Cincuenta estudiantes detenidos, incomunicados, sin que sus compañeros del Sindicato de Estudiantes puedan proporcionales abogados porque la policía no da información sobre los detenidos, actuando como en la dictadura franquista, echándolos de mala manera de las proximidades de la comisaría de Moratalaz, al tiempo que la Delegación del Gobierno, a cuyo frente está la señora (?)Cifuentes guarda el silencio típico de los regímenes totalitarios, con los mismos hábitos de criminalizar  a los manifestantes, acusándolos de toda clase de atrocidades para justificar el comportamiento ilegal de la policía que, siguiendo las instrucciones del Gobierno, se pasa las garantías constitucionales por el forro de las defensas que algunos agentes quieren ya cambiar por pistolas. 
 
Mientras la policía detenía a cincuenta estudiantes que se habían encerrado en el vicerrectorado de la Universidad Complutense, los antidisturbios se manifestaban en las puertas de la misma comisaría donde retienen ilegalmente a los jóvenes -en lucha por una Enseñanza Pública de calidad y un futuro digno-, para reclamar la dimisión de sus mandos y cargos políticos, y contra los violentos reales o imaginarios, tan imaginarios como las armas que no portaban, por cierto -pero de alguna manera han de alimentar su odio-, a los que consideran que no pudieron perseguir con la contundencia que ellos ansiaban.

Lo cierto es que la raíz de la protesta de los antidisturbios está en que, en la manifestación de la Marcha por la Dignidad, los responsables políticos no les dieron la carta blanca con la que están acostumbrados a contar desde que gobierna el PP, dado que las denuncias por abusos policiales se multiplicaron desde que Raxoi llegó a La Moncloa y Fernández al Ministerio del Interior. Los agentes heridos en esa manifestación le echaron mucho teatro, presentándose en ella con vendas y escayolas, a pesar de que las heridas atendidas por los Servicios de Emergencia fueron consideradas leves o muy leves. 

A ellos nadie los reprimió ni multó por cortar la calle o por gritar contra el Gobierno, porque ellos mismos no se iban a reprimir, y otras fuerzas policiales, como la Policía Municipal no se atrevió a disolverlos, conscientes de su violencia y chulería. Ni los políticos del PP se atreven a dictar sanciones contra ellos. Como todos los cobardes, son agresivos con los indefensos pero mansos con quienes son más fuertes que ellos, por mucho que protagonicen episodios intolerables en un régimen democrático. 

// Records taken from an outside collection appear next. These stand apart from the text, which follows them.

extern "C" int dagr_gemm_split_bf16_pack(const float *Wt, int32_t K, int32_t N, void *packed, size_t packed_bytes,
                                         void *stream) {
    DAGR_CHECK_ARG(K >= 1 && N >= 1, "bad sizes");
    if (K % kKT != 0) return unsupported(__func__, "K is not a multiple of the K-tile (32)");
    if (N % 16 != 0) return unsupported(__func__, "N is not a multiple of 16");
    DAGR_CHECK_ARG(Wt && packed, "NULL pointer");
    DAGR_CHECK_ARG(aligned16(packed), "packed is not 16-byte aligned");
    DAGR_CHECK_ARG(packed_bytes >= dagr_gemm_split_bf16_packed_bytes(K, N), "packed buffer too small");
    const int Npad = (int)align_up((size_t)N, kNPad);
    const int64_t blocks = std::min<int64_t>(ceil_div((int64_t)K * Npad, 256), 256 * 16);
    k_split_pack<<<(unsigned)blocks, 256, 0, (hipStream_t)stream>>>(Wt, K, N, Npad, (unsigned short *)packed);
    DAGR_CHECK_LAUNCH();
    return DAGR_OK;
}

namespace {
#define SPLIT_CHECK(cond, msg)                                     \
    do {                                                           \
        if (!(cond)) {                                             \
            set_error(std::string(fn) + ": " + (msg));             \
            return DAGR_ERR_INVALID_ARG;                           \
        }                                                          \
    } while (0)

int check_common(const char *fn, const float *A, int64_t M, int32_t K, int64_t lda, const void *packed, int32_t N,
                 const float *bias, const float *R, int64_t ldr, int32_t act, float *D, int64_t ldd, int32_t code,
                 int32_t max_code, bool &done) {
    done = true;
    SPLIT_CHECK(M >= 0 && K >= 1 && N >= 1 && ldd >= N && (!R || ldr >= N) && (act == 0 || act == 1) && code >= 0 &&
                    code <= max_code,
                "bad sizes");
    if (K % kKT != 0) return unsupported(fn, "K (C of a 3x3) is not a multiple of the K-tile (32)");
    if (N % 16 != 0) return unsupported(fn, "N is not a multiple of 16");
    if (M == 0) return DAGR_OK;
    SPLIT_CHECK(A && packed && D, "NULL pointer");
    SPLIT_CHECK((const float *)D != A, "D aliases A");
    SPLIT_CHECK((const float *)D != R, "D aliases R");
    SPLIT_CHECK(lda % 4 == 0 && ldd % 4 == 0 && (!R || ldr % 4 == 0), "row strides must be multiples of 4 floats");
    SPLIT_CHECK(aligned16(A) && aligned16(packed) && aligned16(D) && aligned16(bias) && aligned16(R),
                "pointers must be 16-byte aligned");
    done = false;
    return DAGR_OK;
}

El problema surgido en el seno de las Unidades de Intervención Policial –creadas en 1989 por aquel nefasto ministro del Interior que fue José Luis Corcuera, el de la patada en la puerta del Gobierno de Felipe González- no es otro que su rabia por no haber podido usar más pelotas de goma y más botes de humo que los que utilizaron el sábado por la noche, dado que siempre han estado formadas por agentes extremadamente violentos y prepotentes que han dado lugar en numerosas ocasiones a denuncias por violencia policial que hizo que Amnistía Internacional reprochase su proceder en la manifestación Rodea el Congreso en los días 25 y 29  de septiembre de 2012, por considerar que habían protagonizado episodios de arbitrariedad, agresiones a periodistas, falta de identificación y abuso de fuerza. 

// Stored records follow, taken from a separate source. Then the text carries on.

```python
def env_options():
    global _env_options_logged
    text = os.environ.get("S2AMD_OPTIONS", "")
    out = []
    for kv in filter(None, (e.strip() for e in text.split(","))):
        k, eq, v = kv.partition("=")
        try:
            if not eq or not k.strip():
                raise ValueError
            out.append((k.strip(), int(v)))
        except ValueError:
            raise S2AmdError("S2AMD_OPTIONS: entry %r is not key=integer" % kv) from None
    if out and not _env_options_logged:
        import sys
        print("[s2amd] S2AMD_OPTIONS applied to every solver: %s" % ", ".join("%s=%d" % e for e in out), file=sys.stderr)
        _env_options_logged = True
# ... 166 lines not shown
    def world_separated(self, expected=64):
        out = np.zeros(max(int(expected), 1), dtype=np.int32)
        n = ctypes.c_int32()
        rc = self._L.s2amd_world_separated(self._h, wire.as_ptr(out), len(out), ctypes.byref(n))
        if rc == -5:
            out = np.zeros(n.value, dtype=np.int32)
            rc = self._L.s2amd_world_separated(self._h, wire.as_ptr(out), len(out), ctypes.byref(n))
        self._ck(rc)
        return out[: n.value].copy()

    def world_set_contacts(self, slots, contacts, pairs):
        slots = np.ascontiguousarray(slots, dtype=np.int32)
        contacts = np.ascontiguousarray(contacts)
        pairs = np.ascontiguousarray(pairs)
        assert contacts.dtype == wire.contact_dtype and pairs.dtype == wire.pair_state_dtype and len(slots) == len(contacts) == len(pairs)
        self._ck(self._L.s2amd_world_set_contacts(self._h, wire.as_ptr(slots), len(slots), wire.as_ptr(contacts), wire.as_ptr(pairs)))

    def world_download(self, bodies, contacts, joints, shapes, pairs, origins):
        origins = np.ascontiguousarray(origins, dtype=np.float32)
        status = np.zeros(len(contacts), dtype=np.int32)
        self._ck(self._L.s2amd_world_download(self._h, *self._args(bodies, contacts, joints), wire.as_ptr(shapes), len(shapes), wire.as_ptr(pairs),
                                           wire.as_ptr(origins), wire.as_ptr(status)))
        return bodies, contacts, joints, shapes, pairs, origins, status

    def find_islands(self, bodies, contacts, joints):
        island = np.full(len(bodies), -2, dtype=np.int32)
        n = ctypes.c_int32()
        self._ck(self._L.s2amd_find_islands(self._h, wire.as_ptr(bodies), len(bodies), wire.as_ptr(contacts), len(contacts), wire.as_ptr(joints),
                                         len(joints), wire.as_ptr(island), ctypes.byref(n)))
        return island, n.value

    def color_constraints(self, bodies, contacts):
        colour = np.full(len(contacts), -2, dtype=np.int32)
        n, r = ctypes.c_int32(), ctypes.c_int32()
        self._ck(self._L.s2amd_color_constraints(self._h, wire.as_ptr(bodies), len(bodies), wire.as_ptr(contacts), len(contacts), wire.as_ptr(colour),
                                              ctypes.byref(n), ctypes.byref(r)))
        return colour, n.value, r.value

    def find_pairs(self, bodies, shapes, moved, existing, joints):
        existing = np.ascontiguousarray(existing, dtype=np.int32).reshape(-1, 2)
        moved = np.ascontiguousarray(moved, dtype=np.uint8)
        cap = 4096
        while True:
            out = np.zeros((cap, 2), dtype=np.int32)
            n = ctypes.c_int32()
            rc = self._L.s2amd_find_pairs(self._h, wire.as_ptr(bodies), len(bodies), wire.as_ptr(shapes), len(shapes), wire.as_ptr(moved),
                                         wire.as_ptr(existing), len(existing), wire.as_ptr(joints), len(joints), wire.as_ptr(out), cap,
                                         ctypes.byref(n))
            if rc == -5 and n.value > cap:
                cap = n.value
                continue
            self._ck(rc)
            return out[: n.value].copy()

    def _order(self, fn):
        n, nc = ctypes.c_int32(), ctypes.c_int32()
        self._ck(fn(self._h, None, 0, None, 0, ctypes.byref(n), ctypes.byref(nc)))
        order = np.zeros(max(n.value, 1), dtype=np.int32)
        offsets = np.zeros(nc.value + 1, dtype=np.int32)
        self._ck(fn(self._h, order.ctypes.data, len(order), offsets.ctypes.data, len(offsets), ctypes.byref(n), ctypes.byref(nc)))
        return order[: n.value].copy(), offsets

    def contact_order(self):
        return self._order(self._L.s2amd_get_contact_order)

    def strip_owners(self, body_capacity):
        owner = np.full(max(body_capacity, 1), -1, dtype=np.int32)
        seam = np.full(max(body_capacity, 1), -1, dtype=np.int32)
        n = ctypes.c_int32()
        self._ck(self._L.s2amd_get_strip_owners(self._h, owner.ctypes.data, seam.ctypes.data, len(owner), ctypes.byref(n)))
        return owner[:body_capacity], seam[:body_capacity], n.value

    def joint_order(self):
        return self._order(self._L.s2amd_get_joint_order)

    def synchronize(self):
        self._ck(self._L.s2amd_synchronize(self._h))

    def stats(self):
        st = wire.StepStats()
        self._ck(self._L.s2amd_get_stats(self._h, ctypes.byref(st)))
        return {k: getattr(st, k) for k, _ in wire.StepStats._fields_}


class _BorrowedSolver(Solver):

    def __init__(self, L, handle):
        self._L, self._h, self.fast = L, ctypes.c_void_p(handle), False

    def close(self):
        self._h = None


class ShardedSolver:

    def __init__(self, devices, fast=False):
        L = load(fast=fast)
        devs = (ctypes.c_int32 * len(devices))(*[int(d) for d in devices])
        h = ctypes.c_void_p()
        _check(L.s2amd_sharded_create(devs, len(devices), ctypes.byref(h)), L)
        self._L, self._h = L, h
        self.shards = len(devices)
        self.body_capacity = 0

    def close(self):
        if getattr(self, "_h", None):
            self._L.s2amd_sharded_destroy(self._h)
            self._h = None

    def __del__(self):
        try:
            self.close()
        except Exception:
            pass

    def __enter__(self):
        return self

    def __exit__(self, *a):
        self.close()

    def _ck(self, rc):
        _check(rc, self._L)

    def shard(self, i):
        h = self._L.s2amd_sharded_solver(self._h, int(i))
        if not h:
            raise S2AmdError("no shard %d" % i)
        return _BorrowedSolver(self._L, h)

    def upload(self, bodies, contacts, joints):
        self._ck(self._L.s2amd_sharded_upload(self._h, *Solver._args(bodies, contacts, joints)))
        self.body_capacity = len(bodies)

    def step(self, params):
        self._ck(self._L.s2amd_sharded_step(self._h, ctypes.byref(params)))

    def step_async(self, params):
        self._ck(self._L.s2amd_sharded_step_async(self._h, ctypes.byref(params)))

    def wait(self):
        self._ck(self._L.s2amd_sharded_wait(self._h))

    def step_ops(self):
        ops, waits, ex = ctypes.c_int32(), ctypes.c_int32(), ctypes.c_int32()
        self._ck(self._L.s2amd_sharded_get_step_ops(self._h, ctypes.byref(ops), ctypes.byref(waits), ctypes.byref(ex)))
        return ops.value, waits.value, ex.value

    def download(self, bodies, contacts, joints):
        self._ck(self._L.s2amd_sharded_download(self._h, *Solver._args(bodies, contacts, joints)))
        return bodies, contacts, joints

    def read_bodies(self, shard=0):
        out = np.zeros((self.body_capacity, 8), dtype=np.float32)
        self._ck(self._L.s2amd_sharded_read_bodies(self._h, int(shard), wire.as_ptr(out.reshape(-1)), self.body_capacity))
        return out

    def reshard(self, contacts=None, joints=None):
        for arr, dt in ((contacts, wire.contact_dtype), (joints, wire.joint_dtype)):
            if arr is not None and (arr.dtype != dt or not arr.flags["C_CONTIGUOUS"]):
                raise ValueError("array must be a contiguous %s array" % (dt.names,))
        self._ck(self._L.s2amd_sharded_reshard(self._h, wire.as_ptr(contacts) if contacts is not None else None, len(contacts) if contacts is not None else 0,
                                               wire.as_ptr(joints) if joints is not None else None, len(joints) if joints is not None else 0))

    def partition(self):
        out = np.full(max(self.body_capacity, 1), -1, dtype=np.int32)
# ... 4 lines not shown
```

Before: 6.248 billion.

## Fold warm-start terms into the final relax round in wide TGS_Soft kernel

Adds a relax-fed warm-start mode to the wide persistent kernel. When a non-biased soft solve is followed by velocity integration and a warm op, the relax sweep now writes per-body warm-start impulse terms to LDS while it still holds the prepared constraint data. The separate integrate pass is skipped and the warm op applies the terms together with integration. This is meant to save a full pass over the constraints and a barrier per substep, at the cost of extra LDS and a new kernel variant. The mode is on by default and a getter reports which wide mode ran.

After: 6.341 billion (median of 6 runs). 1.01x the previous value.

```diff
diff --git a/include/solver2d_amd.h b/include/solver2d_amd.h
--- a/include/solver2d_amd.h
+++ b/include/solver2d_amd.h
@@ -284,6 +284,7 @@
 						  int32_t colorCapacity, int32_t* jointCount, int32_t* colorCount);
 int s2amd_get_writable_bodies(s2amdSolver* solver, uint8_t* writable, int32_t bodyCapacity, int32_t* solverClass);
 int s2amd_get_stats(s2amdSolver* solver, s2amdStepStats* stats);
+int s2amd_get_wide_mode(s2amdSolver* solver, int32_t* mode);
 int s2amd_get_strip_owners(s2amdSolver* solver, int32_t* ownerStrip, int32_t* onSeam, int32_t capacity, int32_t* stripCount);
 int s2amd_measure_dominant(s2amdSolver* solver, const s2amdStepParams* params, int32_t repeats, float* usPerLaunch,
 						   int32_t* launchesPerSweep, int32_t* constraintsPerLaunch);
diff --git a/solver2d_amd/csrc/launch.h b/solver2d_amd/csrc/launch.h
--- a/solver2d_amd/csrc/launch.h
+++ b/solver2d_amd/csrc/launch.h
@@ -162,7 +162,7 @@
 void launchWideIsland(hipStream_t s, const ContactView& c, const BodyView& g, const StripTableView& t, const float4* softCoef, const Op* ops, int opCount,
 					  int maxRounds, s2amdContact* wire, s2amdBody* wireBodies, const uint32_t* hostFlags, int warmStart, const StepConsts& sc, float unpackH,
 					  int selfContained, const unsigned int* stepFailed, int allTwoPoints);
-void launchWideStep(hipStream_t s, int kind, const ContactView& c, const BodyView& g, const StripTableView& a, const PersistView& pv, const Op* ops, int opCount,
+int launchWideStep(hipStream_t s, int kind, const ContactView& c, const BodyView& g, const StripTableView& a, const PersistView& pv, const Op* ops, int opCount,
 					const WideSelf* self);
 
 int jacobiKernelSetup();
diff --git a/solver2d_amd/csrc/s2_device.h b/solver2d_amd/csrc/s2_device.h
--- a/solver2d_amd/csrc/s2_device.h
+++ b/solver2d_amd/csrc/s2_device.h
@@ -497,6 +497,7 @@
 	int maxStaged;
 	int maxStripBodies;
 	int bodyWarm;
+	int relaxWarm;
 	int clearOwn;
 	const int* overflowBodies;
 	int overflowBodyCount;
diff --git a/solver2d_amd/csrc/solver.cpp b/solver2d_amd/csrc/solver.cpp
--- a/solver2d_amd/csrc/solver.cpp
+++ b/solver2d_amd/csrc/solver.cpp
@@ -659,6 +659,16 @@
 	return S2AMD_OK;
 }
 
+int s2amd_get_wide_mode(s2amdSolver* s, int32_t* mode)
+{
+	if (!s || !mode)
+	{
+		return fail(S2AMD_E_INVALID, "null argument");
+	}
+	*mode = s->stepWideMode;
+	return S2AMD_OK;
+}
+
 int s2amd_export_poses(s2amdSolver* s, void* devicePoses, int32_t capacity)
 {
 	if (!s || !s->resident)
@@ -1091,6 +1101,10 @@
 	{
 		s->optWideBodyWarm = value != 0;
 	}
+	else if (strcmp(key, "relax_warm_terms") == 0)
+	{
+		s->optWideRelaxWarm = value != 0;
+	}
 	else if (strcmp(key, "self_contained_strips") == 0)
 	{
 		if (s->optSelfContainedStrips != (value != 0 ? 1 : 0))
diff --git a/solver2d_amd/csrc/solver_executor.h b/solver2d_amd/csrc/solver_executor.h
--- a/solver2d_amd/csrc/solver_executor.h
+++ b/solver2d_amd/csrc/solver_executor.h
@@ -442,6 +442,11 @@
 		return s->optWideBodyWarm != 0 && wideBodyWarmVariant(s->persist) != 0 && wideFits(selfContained, true);
 	}
 
+	bool wideRelaxWarm() const
+	{
+		return s->optWideRelaxWarm != 0 && wideBodyWarmVariant(s->persist) != 0 && wideFits(false, true);
+	}
+
 	bool residentPlan(int& kind, int& warm) const
 	{
 		kind = -1, warm = -1;
@@ -629,7 +634,7 @@
 		{
 			pv.ldsRecords = s->persistRecordsWide;
 		}
-		pv.bodyWarm = 0;
+		pv.bodyWarm = 0, pv.relaxWarm = 0;
 		pv.clearOwn = 1;
 		const IncrementalStrips& m = s->stripInc;
 		int first = 0;
@@ -641,7 +646,7 @@
 			{
 				continue;
 			}
-			launchWideStep(st, kind, s->cv, s->bv, s->leanA, pv, (const Op*)s->dPersistOps.p + first, i + 1 - first, nullptr);
+			s->wideMode = launchWideStep(st, kind, s->cv, s->bv, s->leanA, pv, (const Op*)s->dPersistOps.p + first, i + 1 - first, nullptr);
 			count();
 			if (sweep)
 			{
@@ -692,15 +697,16 @@
 				self.warmStart = p.sc.warmStart, self.gravityX = p.sc.gravityX, self.gravityY = p.sc.gravityY, self.unpackH = p.unpackH;
 			}
 			pv.bodyWarm = (kind == SOFT_TGS && wideBodyWarm(selfContained)) ? 1 : 0;
+			pv.relaxWarm = (kind == SOFT_TGS && !pv.bodyWarm && !selfContained && wideRelaxWarm()) ? 1 : 0;
 			if (overflowKernel)
 			{
 				const IncrementalStrips& m = s->stripInc;
-				pv.bodyWarm = 0;
+				pv.bodyWarm = 0, pv.relaxWarm = 0;
 				pv.overflowKernel = 1;
 				pv.overflowBodyCount = (int)m.overflowBodyIds.size();
 				pv.overflowBegin = m.overflowBegin, pv.overflowEnd = m.overflowEnd;
 			}
-			launchWideStep(st, kind, s->cv, s->bv, s->leanA, pv, (const Op*)s->dPersistOps.p, s->persistOpCount, selfContained ? &self : nullptr);
+			s->wideMode = launchWideStep(st, kind, s->cv, s->bv, s->leanA, pv, (const Op*)s->dPersistOps.p, s->persistOpCount, selfContained ? &self : nullptr);
 		}
 		else if (pv.pairLanes && s->optPairLanes)
 		{
diff --git a/solver2d_amd/csrc/solver_internal.h b/solver2d_amd/csrc/solver_internal.h
--- a/solver2d_amd/csrc/solver_internal.h
+++ b/solver2d_amd/csrc/solver_internal.h
@@ -306,6 +306,8 @@
 	int persistRecordsWide = 0;
 	DevBuf dPersistOps;
 	int persistOpCount = 0;
+	int wideMode = -1;
+	int stepWideMode = -1;
 	DevBuf dJacobi, dJacobiGran;
 	JacobiView jacobi{};
 	int jacobiDeferred = 0;
@@ -422,6 +424,7 @@
 	int optSeamRegs = 1;
 	int optWide = 1;
 	int optWideBodyWarm = 0;
+	int optWideRelaxWarm = 1;
 	int optSelfContainedStrips = 0;
 	int optStripSlack = 1;
 	int optPairLanes = 0;
diff --git a/solver2d_amd/csrc/solver_step.cpp b/solver2d_amd/csrc/solver_step.cpp
--- a/solver2d_amd/csrc/solver_step.cpp
+++ b/solver2d_amd/csrc/solver_step.cpp
@@ -681,6 +681,7 @@
 		const bool persistent = s->stats.persistent && q.persistPlan(kind, warm);
 		const bool wide = persistent && q.widePlan(kind, warm);
 		s->stats.pairLanes = wide ? 2 : (persistent && s->persist.pairLanes && s->optPairLanes) ? 1 : (s->stats.persistent && !persistent) ? 3 : 0;
+		s->stepWideMode = wide ? s->wideMode : -1;
 	}
 	s->stats.potentialConstraints = (int32_t)(s->contacts.order.size() - (size_t)s->slackPositions);
 	if (!async && s->hostError && *s->hostError != 0u)
diff --git a/solver2d_amd/csrc/wide_kernel.hip b/solver2d_amd/csrc/wide_kernel.hip
--- a/solver2d_amd/csrc/wide_kernel.hip
+++ b/solver2d_amd/csrc/wide_kernel.hip
@@ -481,6 +481,7 @@
 
 #define S2_WIDE_SELF 1
 #define S2_WIDE_BODYWARM 2
+#define S2_WIDE_RELAXWARM 16
 #define S2_WIDE_SLICED 4
 
 template <int POINTS, bool LL = false>
@@ -536,6 +537,88 @@
 	}
 }
 
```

Protegidos por un Gobierno fascistoide y que desea sobre todo acallar la voz del pueblo para poder argumentar que todo lo que hace es bien visto por la ciudadanía, justificados en su proceder en numerosas ocasiones, los miembros de la UIP se han crecido y revolucionado al primer contratiempo con el que han topado en el desarrollo de su violencia, justificada en que la llevan a cabo para ‘mantener el orden público’. Orden público que el actual Gobierno de Raxoi provoca que se rompa a base de criminalizar y desprestigiar a la ciudadanía que se manifiesta libre y pacíficamente para protestar por sus políticas arbitrarias e injustas. La criminalización de los manifestantes, las multas excesivas e injustas contra los organizadores de las Marchas de la Dignidad se corresponden a una bien estudiada táctica del miedo, tan cara a los regímenes dictatoriales. 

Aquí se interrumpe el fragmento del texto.